EXERCISE DESCRIPTION:
The first line of the data below and every line after it, through the one with "if (chain) budget -= cost;", must be transcribed without change.

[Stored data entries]
BEGIN

@@ -196,8 +196,6 @@
 	c->n_mem_f = c->n_mem_b = 0;
 	for (size_t i = 0; i < kf.size(); ++i) {
 		h[2 * i] = kf[i].second.first; h[2 * i + 1] = kf[i].second.second;
-		if (in_run_f[kf[i].second.first])
-			for (int t = 0; t < kf[i].second.second; ++t) { mem[2 * (size_t)c->n_mem_f] = kf[i].second.first + t; mem[2 * (size_t)c->n_mem_f + 1] = 1; ++c->n_mem_f; }
 	}
 	for (size_t i = 0; i < kb.size(); ++i) {
 		h[(size_t)2 * nc + 2 * i] = kb[i].second.first; h[(size_t)2 * nc + 2 * i + 1] = kb[i].second.second;
@@ -231,7 +229,6 @@
 		c->n_singles_b = (int)sg.size() / 2;
 		if (!sg.empty()) HIPCHK(c, hipMemcpy(c->d_items + (size_t)24 * nc, sg.data(), sizeof(int) * sg.size(), hipMemcpyHostToDevice));
 	}
-	HIPCHK(c, hipMemcpy(c->d_items + (size_t)8 * nc, mem.data(), sizeof(int) * mem.size(), hipMemcpyHostToDevice));
 	{
 		std::vector<int> fx;
 		for (int b = 0; b < nc; ++b)
@@ -276,14 +273,15 @@
 			kslot.push_back(gap_slot[dir]);
 		} else { kslot.push_back((int)kuniq.size()); kuniq.push_back(j); }
 	};
-	c->n_wl_f = c->n_wl_b = 0;
 	const int kc_min = c->kc_min >= 0 ? c->kc_min : (c->ns == 128 ? (nc > 4096 ? 12 : 8) : (nc > 4096 ? 5 : 4));
 	const bool chains = kc_min >= 2;
 	const int head_count = c->ns == 64 ? 0 : 1;
+	const bool finish = c->walk_finish != 0 && c->ns == 64;
+	struct Wk { int first, count, kind, run; };
+	std::vector<Wk> wk_f, wk_b;
 	auto add_runs = [&](const std::vector<std::pair<long long, std::pair<int, int>>> &k, int n_long, bool bwd) {
-		int &nw = bwd ? c->n_wl_b : c->n_wl_f;
+		std::vector<Wk> &wk = bwd ? wk_b : wk_f;
 		std::vector<int> &rv = bwd ? runs_b : runs_f;
-		int *w = wl.data() + (bwd ? (size_t)2 * nc : 0);
 		int budget = std::max(64, nc / c->kc_div);
 		for (int i = 0; i < n_long; ++i) {
 			int first = k[i].second.first, count = k[i].second.second;
@@ -293,22 +291,42 @@
 			const bool chain = chains && count >= kc_min && cost <= budget;
 			if (chain) budget -= cost;
 			if (chain && !bwd && c->chunks[first].lo == 1) {
-				w[2 * nw] = first; w[2 * nw + 1] = (head_count == 0 && count - 1 >= 2) ? -1 : 2; ++nw;
+				wk.push_back({first, (head_count == 0 && count - 1 >= 2) ? -1 : 2, count - 1 >= 2 ? 0 : 1, i});
 				first += 1; count -= 1;
 				if (count >= 2) {
 					rv.push_back(first); rv.push_back(count); rv.push_back((int)(kc.size() / 2)); rv.push_back(0);
 					for (int t = first; t < first + count - 1; ++t) push_kc(t, 0);
 				}
 			} else if (chain) {
-				w[2 * nw] = bwd ? first + count - 1 : first; w[2 * nw + 1] = head_count; ++nw;
+				wk.push_back({bwd ? first + count - 1 : first, head_count, 0, i});
 				rv.push_back(first); rv.push_back(count); rv.push_back((int)(kc.size() / 2)); rv.push_back(0);
 				if (!bwd) for (int t = first; t < first + count - 1; ++t) push_kc(t, 0);
 				else for (int t = first + count - 1; t > first; --t) push_kc(t, 1);
-			} else { w[2 * nw] = first; w[2 * nw + 1] = (head_count == 0 && !bwd) ? -(count - 1) : count; ++nw; }
+			} else wk.push_back({first, (head_count == 0 && !bwd) ? -(count - 1) : count, (finish && !bwd && count <= 4) ? 2 : 1, i});
 		}
 	};
 	add_runs(kf, c->n_long_f, false);
 	add_runs(kb, c->n_long_b, true);
+	std::vector<int> fin((size_t)nc, -1);
+	{
+		auto by_kind = [](const Wk &x, const Wk &y) { return x.kind < y.kind; };
+		std::stable_sort(wk_f.begin(), wk_f.end(), by_kind); std::stable_sort(wk_b.begin(), wk_b.end(), by_kind);
+		c->n_wl_f = (int)wk_f.size(); c->n_wl_b = (int)wk_b.size();
+		c->n_hd_f = c->n_hd_b = c->n_mem_f = c->n_mem_f0 = c->n_mem_f0w = 0;
+		for (size_t i = 0; i < wk_f.size(); ++i) { wl[2 * i] = wk_f[i].first; wl[2 * i + 1] = wk_f[i].count; c->n_hd_f += wk_f[i].kind == 0; }
+		for (size_t i = 0; i < wk_b.size(); ++i) { wl[(size_t)2 * nc + 2 * i] = wk_b[i].first; wl[(size_t)2 * nc + 2 * i + 1] = wk_b[i].count; c->n_hd_b += wk_b[i].kind == 0; }
+		std::vector<char> fin_run((size_t)std::max(c->n_long_f, 1), 0), walked((size_t)std::max(c->n_long_f, 1), 0);
+		for (const Wk &x : wk_f) { if (x.kind == 2) fin_run[x.run] = 1; if (x.kind == 1) walked[x.run] = 1; }
+		auto put_run = [&](int i) {
+			for (int t = 0; t < kf[i].second.second; ++t) { mem[2 * (size_t)c->n_mem_f] = kf[i].second.first + t; mem[2 * (size_t)c->n_mem_f + 1] = 1; ++c->n_mem_f; }
+		};
+		for (int i = 0; i < c->n_long_f; ++i) if (!fin_run[i]) { put_run(i); if (walked[i]) c->n_mem_f0w += kf[i].second.second; }
+		c->n_mem_f0 = c->n_mem_f;
+		for (int r = 0; r < 5; ++r) c->n_fin_r[r] = 0;
+		for (size_t i = 0; i < wk_f.size(); ++i) if (wk_f[i].kind == 2) { fin[i] = c->n_mem_f; put_run(wk_f[i].run); c->n_fin_r[kf[wk_f[i].run].second.second] += 1; }
+	}
+	HIPCHK(c, hipMemcpy(c->d_items + (size_t)8 * nc, mem.data(), sizeof(int) * mem.size(), hipMemcpyHostToDevice));
+	HIPCHK(c, hipMemcpy(c->d_items + (size_t)32 * nc, fin.data(), sizeof(int) * fin.size(), hipMemcpyHostToDevice));
 	c->n_chain_f = (int)runs_f.size() / 4; c->n_chain_b = (int)runs_b.size() / 4; c->n_kc = (int)kc.size() / 2; c->n_kuniq = (int)kuniq.size();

END

WRITTEN ANSWER:
@@ -196,8 +196,6 @@
 	c->n_mem_f = c->n_mem_b = 0;
 	for (size_t i = 0; i < kf.size(); ++i) {
 		h[2 * i] = kf[i].second.first; h[2 * i + 1] = kf[i].second.second;
-		if (in_run_f[kf[i].second.first])
-			for (int t = 0; t < kf[i].second.second; ++t) { mem[2 * (size_t)c->n_mem_f] = kf[i].second.first + t; mem[2 * (size_t)c->n_mem_f + 1] = 1; ++c->n_mem_f; }
 	}
 	for (size_t i = 0; i < kb.size(); ++i) {
 		h[(size_t)2 * nc + 2 * i] = kb[i].second.first; h[(size_t)2 * nc + 2 * i + 1] = kb[i].second.second;
@@ -231,7 +229,6 @@
 		c->n_singles_b = (int)sg.size() / 2;
 		if (!sg.empty()) HIPCHK(c, hipMemcpy(c->d_items + (size_t)24 * nc, sg.data(), sizeof(int) * sg.size(), hipMemcpyHostToDevice));
 	}
-	HIPCHK(c, hipMemcpy(c->d_items + (size_t)8 * nc, mem.data(), sizeof(int) * mem.size(), hipMemcpyHostToDevice));
 	{
 		std::vector<int> fx;
 		for (int b = 0; b < nc; ++b)
@@ -276,14 +273,15 @@
 			kslot.push_back(gap_slot[dir]);
 		} else { kslot.push_back((int)kuniq.size()); kuniq.push_back(j); }
 	};
-	c->n_wl_f = c->n_wl_b = 0;
 	const int kc_min = c->kc_min >= 0 ? c->kc_min : (c->ns == 128 ? (nc > 4096 ? 12 : 8) : (nc > 4096 ? 5 : 4));
 	const bool chains = kc_min >= 2;
 	const int head_count = c->ns == 64 ? 0 : 1;
+	const bool finish = c->walk_finish != 0 && c->ns == 64;
+	struct Wk { int first, count, kind, run; };
+	std::vector<Wk> wk_f, wk_b;
 	auto add_runs = [&](const std::vector<std::pair<long long, std::pair<int, int>>> &k, int n_long, bool bwd) {
-		int &nw = bwd ? c->n_wl_b : c->n_wl_f;
+		std::vector<Wk> &wk = bwd ? wk_b : wk_f;
 		std::vector<int> &rv = bwd ? runs_b : runs_f;
-		int *w = wl.data() + (bwd ? (size_t)2 * nc : 0);
 		int budget = std::max(64, nc / c->kc_div);
 		for (int i = 0; i < n_long; ++i) {
 			int first = k[i].second.first, count = k[i].second.second;
@@ -293,22 +291,42 @@
 			const bool chain = chains && count >= kc_min && cost <= budget;
 			if (chain) budget -= cost;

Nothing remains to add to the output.